__REQUIRED ACTION__: How many lines of these entries include the string "sizeof"? State the number alone.

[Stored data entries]

══════════

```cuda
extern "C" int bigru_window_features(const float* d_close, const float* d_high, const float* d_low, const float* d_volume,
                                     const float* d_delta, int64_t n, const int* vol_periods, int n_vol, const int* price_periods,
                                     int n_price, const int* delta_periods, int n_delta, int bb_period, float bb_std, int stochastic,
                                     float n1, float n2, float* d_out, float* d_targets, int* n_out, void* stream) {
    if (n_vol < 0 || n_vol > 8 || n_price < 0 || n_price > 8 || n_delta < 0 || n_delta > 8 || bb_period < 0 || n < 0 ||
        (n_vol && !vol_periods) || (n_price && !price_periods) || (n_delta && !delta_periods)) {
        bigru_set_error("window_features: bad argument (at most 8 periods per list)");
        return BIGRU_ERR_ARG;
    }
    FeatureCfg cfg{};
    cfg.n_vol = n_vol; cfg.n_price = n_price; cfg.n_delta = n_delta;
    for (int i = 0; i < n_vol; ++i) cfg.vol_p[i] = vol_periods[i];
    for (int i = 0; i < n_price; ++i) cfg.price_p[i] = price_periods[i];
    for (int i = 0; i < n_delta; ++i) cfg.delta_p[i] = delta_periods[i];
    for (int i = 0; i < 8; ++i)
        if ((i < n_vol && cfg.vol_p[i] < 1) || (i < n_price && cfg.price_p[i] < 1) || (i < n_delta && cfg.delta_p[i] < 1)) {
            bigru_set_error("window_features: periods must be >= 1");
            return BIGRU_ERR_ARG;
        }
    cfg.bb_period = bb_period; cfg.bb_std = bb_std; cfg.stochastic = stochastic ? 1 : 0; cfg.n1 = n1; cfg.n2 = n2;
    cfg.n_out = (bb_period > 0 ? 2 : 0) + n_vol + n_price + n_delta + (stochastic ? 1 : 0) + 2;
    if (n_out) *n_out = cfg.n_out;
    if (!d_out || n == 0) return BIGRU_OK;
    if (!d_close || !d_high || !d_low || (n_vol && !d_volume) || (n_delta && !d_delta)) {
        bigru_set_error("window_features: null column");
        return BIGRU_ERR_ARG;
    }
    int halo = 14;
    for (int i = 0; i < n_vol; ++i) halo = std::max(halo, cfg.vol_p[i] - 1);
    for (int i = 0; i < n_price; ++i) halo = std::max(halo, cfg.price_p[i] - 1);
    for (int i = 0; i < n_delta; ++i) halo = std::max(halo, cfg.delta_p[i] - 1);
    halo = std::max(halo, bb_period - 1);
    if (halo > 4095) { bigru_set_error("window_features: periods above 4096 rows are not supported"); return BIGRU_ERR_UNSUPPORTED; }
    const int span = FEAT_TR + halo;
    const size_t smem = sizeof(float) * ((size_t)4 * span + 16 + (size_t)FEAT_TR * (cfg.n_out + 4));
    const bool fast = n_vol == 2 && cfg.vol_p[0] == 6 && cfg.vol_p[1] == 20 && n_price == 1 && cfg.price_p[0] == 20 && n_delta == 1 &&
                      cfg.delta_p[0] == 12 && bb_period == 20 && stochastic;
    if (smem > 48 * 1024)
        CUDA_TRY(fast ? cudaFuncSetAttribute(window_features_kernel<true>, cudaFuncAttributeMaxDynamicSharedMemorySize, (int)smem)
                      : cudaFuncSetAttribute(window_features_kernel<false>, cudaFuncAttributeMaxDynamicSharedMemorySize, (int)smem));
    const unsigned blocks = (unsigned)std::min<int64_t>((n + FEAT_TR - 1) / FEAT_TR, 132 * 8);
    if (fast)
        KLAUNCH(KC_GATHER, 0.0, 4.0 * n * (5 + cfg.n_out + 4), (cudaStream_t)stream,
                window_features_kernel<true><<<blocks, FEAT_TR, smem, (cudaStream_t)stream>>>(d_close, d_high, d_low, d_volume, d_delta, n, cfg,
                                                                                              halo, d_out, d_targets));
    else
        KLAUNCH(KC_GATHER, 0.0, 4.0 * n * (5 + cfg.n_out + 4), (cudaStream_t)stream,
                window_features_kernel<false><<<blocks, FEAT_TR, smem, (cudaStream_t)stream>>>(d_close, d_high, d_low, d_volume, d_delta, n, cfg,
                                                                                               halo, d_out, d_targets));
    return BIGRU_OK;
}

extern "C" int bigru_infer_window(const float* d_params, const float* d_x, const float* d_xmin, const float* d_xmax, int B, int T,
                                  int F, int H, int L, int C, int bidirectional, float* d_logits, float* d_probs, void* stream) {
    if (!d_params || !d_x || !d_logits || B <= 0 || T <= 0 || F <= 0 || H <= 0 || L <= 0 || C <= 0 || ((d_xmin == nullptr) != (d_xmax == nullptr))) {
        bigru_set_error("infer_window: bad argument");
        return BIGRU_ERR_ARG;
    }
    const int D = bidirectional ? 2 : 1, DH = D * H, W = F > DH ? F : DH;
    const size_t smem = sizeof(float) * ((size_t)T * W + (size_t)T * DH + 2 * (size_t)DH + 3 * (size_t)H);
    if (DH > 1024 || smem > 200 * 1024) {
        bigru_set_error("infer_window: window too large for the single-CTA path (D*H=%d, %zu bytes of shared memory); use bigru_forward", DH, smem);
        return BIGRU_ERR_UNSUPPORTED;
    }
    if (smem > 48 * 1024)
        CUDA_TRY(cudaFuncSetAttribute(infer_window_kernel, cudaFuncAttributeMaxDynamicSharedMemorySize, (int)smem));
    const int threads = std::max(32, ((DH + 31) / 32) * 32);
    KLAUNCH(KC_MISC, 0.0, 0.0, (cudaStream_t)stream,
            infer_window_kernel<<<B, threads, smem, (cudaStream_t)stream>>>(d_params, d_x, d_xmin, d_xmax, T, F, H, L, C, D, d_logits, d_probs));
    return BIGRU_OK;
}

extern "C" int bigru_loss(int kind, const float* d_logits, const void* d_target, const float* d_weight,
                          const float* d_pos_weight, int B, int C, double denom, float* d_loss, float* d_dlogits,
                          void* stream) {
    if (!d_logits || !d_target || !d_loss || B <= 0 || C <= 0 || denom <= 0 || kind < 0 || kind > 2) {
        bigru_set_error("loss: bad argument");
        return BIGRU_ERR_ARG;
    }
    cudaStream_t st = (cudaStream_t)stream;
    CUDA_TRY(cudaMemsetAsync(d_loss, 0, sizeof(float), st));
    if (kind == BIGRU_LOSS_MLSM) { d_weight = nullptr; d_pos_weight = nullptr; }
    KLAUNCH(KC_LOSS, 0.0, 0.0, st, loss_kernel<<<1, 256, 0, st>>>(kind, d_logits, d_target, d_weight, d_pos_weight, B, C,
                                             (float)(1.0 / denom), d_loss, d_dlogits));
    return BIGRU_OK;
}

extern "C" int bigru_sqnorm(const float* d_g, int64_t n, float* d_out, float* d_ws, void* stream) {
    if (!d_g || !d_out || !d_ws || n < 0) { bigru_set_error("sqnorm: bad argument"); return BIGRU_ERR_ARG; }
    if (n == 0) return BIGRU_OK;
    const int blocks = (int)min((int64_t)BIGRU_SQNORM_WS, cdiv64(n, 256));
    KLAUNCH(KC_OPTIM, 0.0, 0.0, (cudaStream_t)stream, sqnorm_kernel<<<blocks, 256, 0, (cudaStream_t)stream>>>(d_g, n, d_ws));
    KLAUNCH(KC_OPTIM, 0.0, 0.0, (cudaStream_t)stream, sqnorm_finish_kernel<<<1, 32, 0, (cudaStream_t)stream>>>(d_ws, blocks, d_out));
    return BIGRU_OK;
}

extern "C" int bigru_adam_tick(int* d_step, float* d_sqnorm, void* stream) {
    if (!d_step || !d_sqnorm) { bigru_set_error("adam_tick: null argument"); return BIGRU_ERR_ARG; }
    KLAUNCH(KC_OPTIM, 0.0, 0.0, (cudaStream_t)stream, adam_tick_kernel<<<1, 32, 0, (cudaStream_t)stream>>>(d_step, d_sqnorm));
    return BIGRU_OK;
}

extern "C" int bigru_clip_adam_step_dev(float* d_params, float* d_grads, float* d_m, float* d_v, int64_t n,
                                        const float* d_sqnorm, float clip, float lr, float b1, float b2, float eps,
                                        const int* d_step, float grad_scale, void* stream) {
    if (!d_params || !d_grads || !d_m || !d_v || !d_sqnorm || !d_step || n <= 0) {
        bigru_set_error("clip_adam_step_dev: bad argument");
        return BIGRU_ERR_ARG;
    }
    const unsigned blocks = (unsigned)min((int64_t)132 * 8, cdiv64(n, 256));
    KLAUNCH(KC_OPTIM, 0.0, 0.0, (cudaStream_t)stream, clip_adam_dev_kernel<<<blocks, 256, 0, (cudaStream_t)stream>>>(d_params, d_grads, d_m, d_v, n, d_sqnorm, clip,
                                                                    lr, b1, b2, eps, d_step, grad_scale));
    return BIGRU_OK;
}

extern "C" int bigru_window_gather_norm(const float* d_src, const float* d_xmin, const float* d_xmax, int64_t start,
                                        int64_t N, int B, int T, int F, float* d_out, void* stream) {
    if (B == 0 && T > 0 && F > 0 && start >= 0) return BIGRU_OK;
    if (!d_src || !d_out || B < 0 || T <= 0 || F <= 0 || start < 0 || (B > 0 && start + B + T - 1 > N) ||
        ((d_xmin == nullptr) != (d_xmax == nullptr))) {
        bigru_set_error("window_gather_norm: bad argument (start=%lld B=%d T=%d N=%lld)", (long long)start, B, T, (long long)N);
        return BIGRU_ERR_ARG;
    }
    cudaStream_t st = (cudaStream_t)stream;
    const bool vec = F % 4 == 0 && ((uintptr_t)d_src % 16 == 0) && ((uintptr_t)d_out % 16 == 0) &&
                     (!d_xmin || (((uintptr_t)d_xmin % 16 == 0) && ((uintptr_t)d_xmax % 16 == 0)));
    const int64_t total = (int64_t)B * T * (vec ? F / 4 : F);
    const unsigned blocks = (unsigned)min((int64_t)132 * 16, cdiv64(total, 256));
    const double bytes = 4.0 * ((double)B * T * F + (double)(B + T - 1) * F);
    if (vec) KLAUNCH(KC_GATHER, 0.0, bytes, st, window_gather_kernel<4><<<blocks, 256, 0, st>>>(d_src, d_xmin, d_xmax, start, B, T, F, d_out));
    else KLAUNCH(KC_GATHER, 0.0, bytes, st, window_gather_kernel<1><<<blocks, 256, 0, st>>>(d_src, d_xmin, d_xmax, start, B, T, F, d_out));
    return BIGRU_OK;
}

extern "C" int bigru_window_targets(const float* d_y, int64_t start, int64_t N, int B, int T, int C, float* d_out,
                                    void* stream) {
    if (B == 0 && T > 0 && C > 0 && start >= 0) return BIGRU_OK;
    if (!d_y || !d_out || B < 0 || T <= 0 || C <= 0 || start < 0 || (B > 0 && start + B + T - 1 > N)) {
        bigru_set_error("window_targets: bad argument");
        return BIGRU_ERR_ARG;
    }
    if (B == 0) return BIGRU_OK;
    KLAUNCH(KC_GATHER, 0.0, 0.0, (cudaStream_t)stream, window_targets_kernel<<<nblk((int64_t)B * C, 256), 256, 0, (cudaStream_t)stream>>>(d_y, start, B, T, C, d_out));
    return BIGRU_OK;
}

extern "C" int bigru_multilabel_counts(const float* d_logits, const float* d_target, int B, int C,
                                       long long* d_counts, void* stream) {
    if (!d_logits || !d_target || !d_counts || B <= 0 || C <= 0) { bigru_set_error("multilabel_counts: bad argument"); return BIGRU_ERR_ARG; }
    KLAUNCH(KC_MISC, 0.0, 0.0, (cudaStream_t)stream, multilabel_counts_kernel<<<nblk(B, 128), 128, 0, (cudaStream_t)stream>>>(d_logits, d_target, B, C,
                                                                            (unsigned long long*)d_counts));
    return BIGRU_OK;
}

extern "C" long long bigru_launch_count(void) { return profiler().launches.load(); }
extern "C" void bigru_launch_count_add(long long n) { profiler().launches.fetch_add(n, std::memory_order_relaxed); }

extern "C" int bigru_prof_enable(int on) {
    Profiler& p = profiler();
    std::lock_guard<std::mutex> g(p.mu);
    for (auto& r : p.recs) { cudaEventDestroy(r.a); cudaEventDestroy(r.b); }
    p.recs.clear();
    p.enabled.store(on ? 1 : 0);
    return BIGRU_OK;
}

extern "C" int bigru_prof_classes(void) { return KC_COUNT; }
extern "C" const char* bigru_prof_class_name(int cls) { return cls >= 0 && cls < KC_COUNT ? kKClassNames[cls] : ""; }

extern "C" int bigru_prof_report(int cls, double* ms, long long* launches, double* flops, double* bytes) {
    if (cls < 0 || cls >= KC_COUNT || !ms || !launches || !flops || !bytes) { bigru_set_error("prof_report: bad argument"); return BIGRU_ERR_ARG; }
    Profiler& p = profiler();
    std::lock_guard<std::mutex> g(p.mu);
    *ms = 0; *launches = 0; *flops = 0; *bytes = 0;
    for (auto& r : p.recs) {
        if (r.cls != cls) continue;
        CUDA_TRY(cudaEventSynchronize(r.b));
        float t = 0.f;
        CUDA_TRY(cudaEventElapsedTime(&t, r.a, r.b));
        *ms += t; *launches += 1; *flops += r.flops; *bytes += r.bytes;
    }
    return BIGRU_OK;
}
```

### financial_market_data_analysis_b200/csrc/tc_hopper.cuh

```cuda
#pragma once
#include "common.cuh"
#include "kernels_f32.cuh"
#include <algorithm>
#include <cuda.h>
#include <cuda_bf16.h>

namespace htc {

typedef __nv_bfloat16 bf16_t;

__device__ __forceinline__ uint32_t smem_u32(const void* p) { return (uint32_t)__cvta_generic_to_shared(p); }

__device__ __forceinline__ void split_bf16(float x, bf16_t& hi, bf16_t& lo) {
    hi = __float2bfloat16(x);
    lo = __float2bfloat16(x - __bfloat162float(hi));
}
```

══════════

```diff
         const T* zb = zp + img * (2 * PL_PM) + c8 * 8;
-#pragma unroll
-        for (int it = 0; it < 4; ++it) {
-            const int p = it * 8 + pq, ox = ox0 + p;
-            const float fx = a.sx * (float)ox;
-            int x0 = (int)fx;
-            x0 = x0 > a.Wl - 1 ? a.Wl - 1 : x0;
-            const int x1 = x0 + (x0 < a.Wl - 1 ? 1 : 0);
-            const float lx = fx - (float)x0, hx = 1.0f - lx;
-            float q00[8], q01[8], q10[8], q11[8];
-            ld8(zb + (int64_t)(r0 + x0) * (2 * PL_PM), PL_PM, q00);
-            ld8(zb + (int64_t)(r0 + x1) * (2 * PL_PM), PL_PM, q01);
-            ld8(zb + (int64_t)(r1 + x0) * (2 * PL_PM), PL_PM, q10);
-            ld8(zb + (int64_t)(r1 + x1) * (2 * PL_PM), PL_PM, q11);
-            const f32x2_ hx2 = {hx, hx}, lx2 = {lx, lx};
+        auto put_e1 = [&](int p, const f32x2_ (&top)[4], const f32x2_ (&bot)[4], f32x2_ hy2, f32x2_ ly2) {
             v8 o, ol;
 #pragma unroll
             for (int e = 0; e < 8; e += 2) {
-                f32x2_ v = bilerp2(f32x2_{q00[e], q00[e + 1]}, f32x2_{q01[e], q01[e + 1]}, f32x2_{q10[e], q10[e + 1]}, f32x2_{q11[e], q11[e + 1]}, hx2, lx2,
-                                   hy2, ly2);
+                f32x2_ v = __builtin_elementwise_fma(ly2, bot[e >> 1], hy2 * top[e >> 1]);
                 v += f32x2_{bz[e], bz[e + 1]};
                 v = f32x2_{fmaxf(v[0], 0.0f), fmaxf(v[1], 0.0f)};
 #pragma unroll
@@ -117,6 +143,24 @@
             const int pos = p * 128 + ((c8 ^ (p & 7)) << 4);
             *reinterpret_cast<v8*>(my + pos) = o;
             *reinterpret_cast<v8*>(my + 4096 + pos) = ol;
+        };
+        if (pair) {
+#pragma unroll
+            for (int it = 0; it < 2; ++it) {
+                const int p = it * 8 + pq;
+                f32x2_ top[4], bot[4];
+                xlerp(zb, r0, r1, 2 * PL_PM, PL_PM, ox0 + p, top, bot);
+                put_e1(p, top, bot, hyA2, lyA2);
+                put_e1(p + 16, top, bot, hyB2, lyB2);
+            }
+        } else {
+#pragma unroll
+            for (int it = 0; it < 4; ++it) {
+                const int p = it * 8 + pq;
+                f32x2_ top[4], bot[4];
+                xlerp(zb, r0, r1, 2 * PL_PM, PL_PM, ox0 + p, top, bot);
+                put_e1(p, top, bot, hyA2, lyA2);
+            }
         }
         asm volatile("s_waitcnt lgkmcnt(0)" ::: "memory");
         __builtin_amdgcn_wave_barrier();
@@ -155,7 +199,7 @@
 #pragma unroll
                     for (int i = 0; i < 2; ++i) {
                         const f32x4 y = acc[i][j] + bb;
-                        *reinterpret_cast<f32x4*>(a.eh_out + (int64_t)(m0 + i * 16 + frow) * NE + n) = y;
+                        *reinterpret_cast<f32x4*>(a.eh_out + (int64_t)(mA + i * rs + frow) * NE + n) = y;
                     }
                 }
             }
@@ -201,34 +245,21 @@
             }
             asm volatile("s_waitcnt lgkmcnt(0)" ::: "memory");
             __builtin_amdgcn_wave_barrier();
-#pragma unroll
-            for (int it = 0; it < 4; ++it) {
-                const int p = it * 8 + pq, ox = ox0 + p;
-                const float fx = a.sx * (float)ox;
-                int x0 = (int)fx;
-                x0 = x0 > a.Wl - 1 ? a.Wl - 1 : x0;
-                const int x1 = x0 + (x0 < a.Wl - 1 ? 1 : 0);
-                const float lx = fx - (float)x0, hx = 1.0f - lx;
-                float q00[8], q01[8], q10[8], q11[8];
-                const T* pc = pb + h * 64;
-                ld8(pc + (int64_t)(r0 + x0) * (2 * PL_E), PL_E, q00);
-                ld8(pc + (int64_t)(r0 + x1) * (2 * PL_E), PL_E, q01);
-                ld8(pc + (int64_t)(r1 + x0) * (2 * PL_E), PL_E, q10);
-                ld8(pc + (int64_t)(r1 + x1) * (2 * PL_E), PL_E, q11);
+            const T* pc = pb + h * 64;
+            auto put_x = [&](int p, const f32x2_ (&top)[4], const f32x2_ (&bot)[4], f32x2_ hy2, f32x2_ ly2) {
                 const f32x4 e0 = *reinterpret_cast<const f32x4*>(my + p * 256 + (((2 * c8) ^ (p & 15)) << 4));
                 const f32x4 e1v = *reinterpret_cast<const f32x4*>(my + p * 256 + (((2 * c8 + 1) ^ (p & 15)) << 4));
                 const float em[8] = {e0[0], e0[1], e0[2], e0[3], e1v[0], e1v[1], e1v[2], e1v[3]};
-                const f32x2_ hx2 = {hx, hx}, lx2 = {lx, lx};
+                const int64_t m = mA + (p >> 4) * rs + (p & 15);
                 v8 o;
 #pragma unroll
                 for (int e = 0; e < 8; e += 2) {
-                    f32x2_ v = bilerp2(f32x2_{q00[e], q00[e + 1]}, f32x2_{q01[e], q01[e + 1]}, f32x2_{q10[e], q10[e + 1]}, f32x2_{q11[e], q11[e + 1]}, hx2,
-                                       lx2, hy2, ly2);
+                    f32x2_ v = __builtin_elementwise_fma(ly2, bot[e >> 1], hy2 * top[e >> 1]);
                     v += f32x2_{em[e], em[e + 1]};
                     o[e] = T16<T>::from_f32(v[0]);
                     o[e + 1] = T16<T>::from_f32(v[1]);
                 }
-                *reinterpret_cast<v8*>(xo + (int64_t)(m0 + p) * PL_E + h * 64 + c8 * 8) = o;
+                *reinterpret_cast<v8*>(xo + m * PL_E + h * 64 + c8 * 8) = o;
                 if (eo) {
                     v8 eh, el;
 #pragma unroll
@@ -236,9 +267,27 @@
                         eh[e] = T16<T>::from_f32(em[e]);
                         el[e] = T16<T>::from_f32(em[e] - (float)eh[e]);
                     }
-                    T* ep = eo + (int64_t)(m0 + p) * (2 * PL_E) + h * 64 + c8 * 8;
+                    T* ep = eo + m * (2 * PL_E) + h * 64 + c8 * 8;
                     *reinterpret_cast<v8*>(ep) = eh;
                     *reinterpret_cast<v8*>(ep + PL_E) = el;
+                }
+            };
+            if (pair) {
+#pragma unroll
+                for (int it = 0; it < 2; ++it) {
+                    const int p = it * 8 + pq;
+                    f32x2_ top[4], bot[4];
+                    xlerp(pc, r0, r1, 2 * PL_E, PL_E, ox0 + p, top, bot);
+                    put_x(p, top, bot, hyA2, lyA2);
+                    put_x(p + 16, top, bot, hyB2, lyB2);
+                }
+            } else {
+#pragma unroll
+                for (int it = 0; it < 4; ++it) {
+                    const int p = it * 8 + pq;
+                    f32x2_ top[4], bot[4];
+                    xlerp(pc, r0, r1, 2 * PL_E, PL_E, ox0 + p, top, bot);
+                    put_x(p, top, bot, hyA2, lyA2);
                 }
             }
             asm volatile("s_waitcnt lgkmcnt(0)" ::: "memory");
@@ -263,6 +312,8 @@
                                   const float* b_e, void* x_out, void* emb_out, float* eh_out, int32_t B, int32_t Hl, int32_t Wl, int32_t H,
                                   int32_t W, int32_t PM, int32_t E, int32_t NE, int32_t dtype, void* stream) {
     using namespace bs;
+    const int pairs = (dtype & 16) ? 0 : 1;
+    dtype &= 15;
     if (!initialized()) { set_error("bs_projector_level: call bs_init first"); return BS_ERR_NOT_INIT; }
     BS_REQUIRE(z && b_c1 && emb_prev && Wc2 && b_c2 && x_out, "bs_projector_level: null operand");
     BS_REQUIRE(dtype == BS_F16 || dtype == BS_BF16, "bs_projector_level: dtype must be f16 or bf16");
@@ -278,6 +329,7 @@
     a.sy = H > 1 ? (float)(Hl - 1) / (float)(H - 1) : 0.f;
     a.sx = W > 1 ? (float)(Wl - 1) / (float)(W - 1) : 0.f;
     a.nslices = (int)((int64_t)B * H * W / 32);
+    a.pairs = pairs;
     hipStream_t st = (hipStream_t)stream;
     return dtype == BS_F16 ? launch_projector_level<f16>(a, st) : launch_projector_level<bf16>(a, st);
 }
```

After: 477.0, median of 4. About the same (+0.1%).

══════════

__SOLUTION FOR THIS TASK__: 3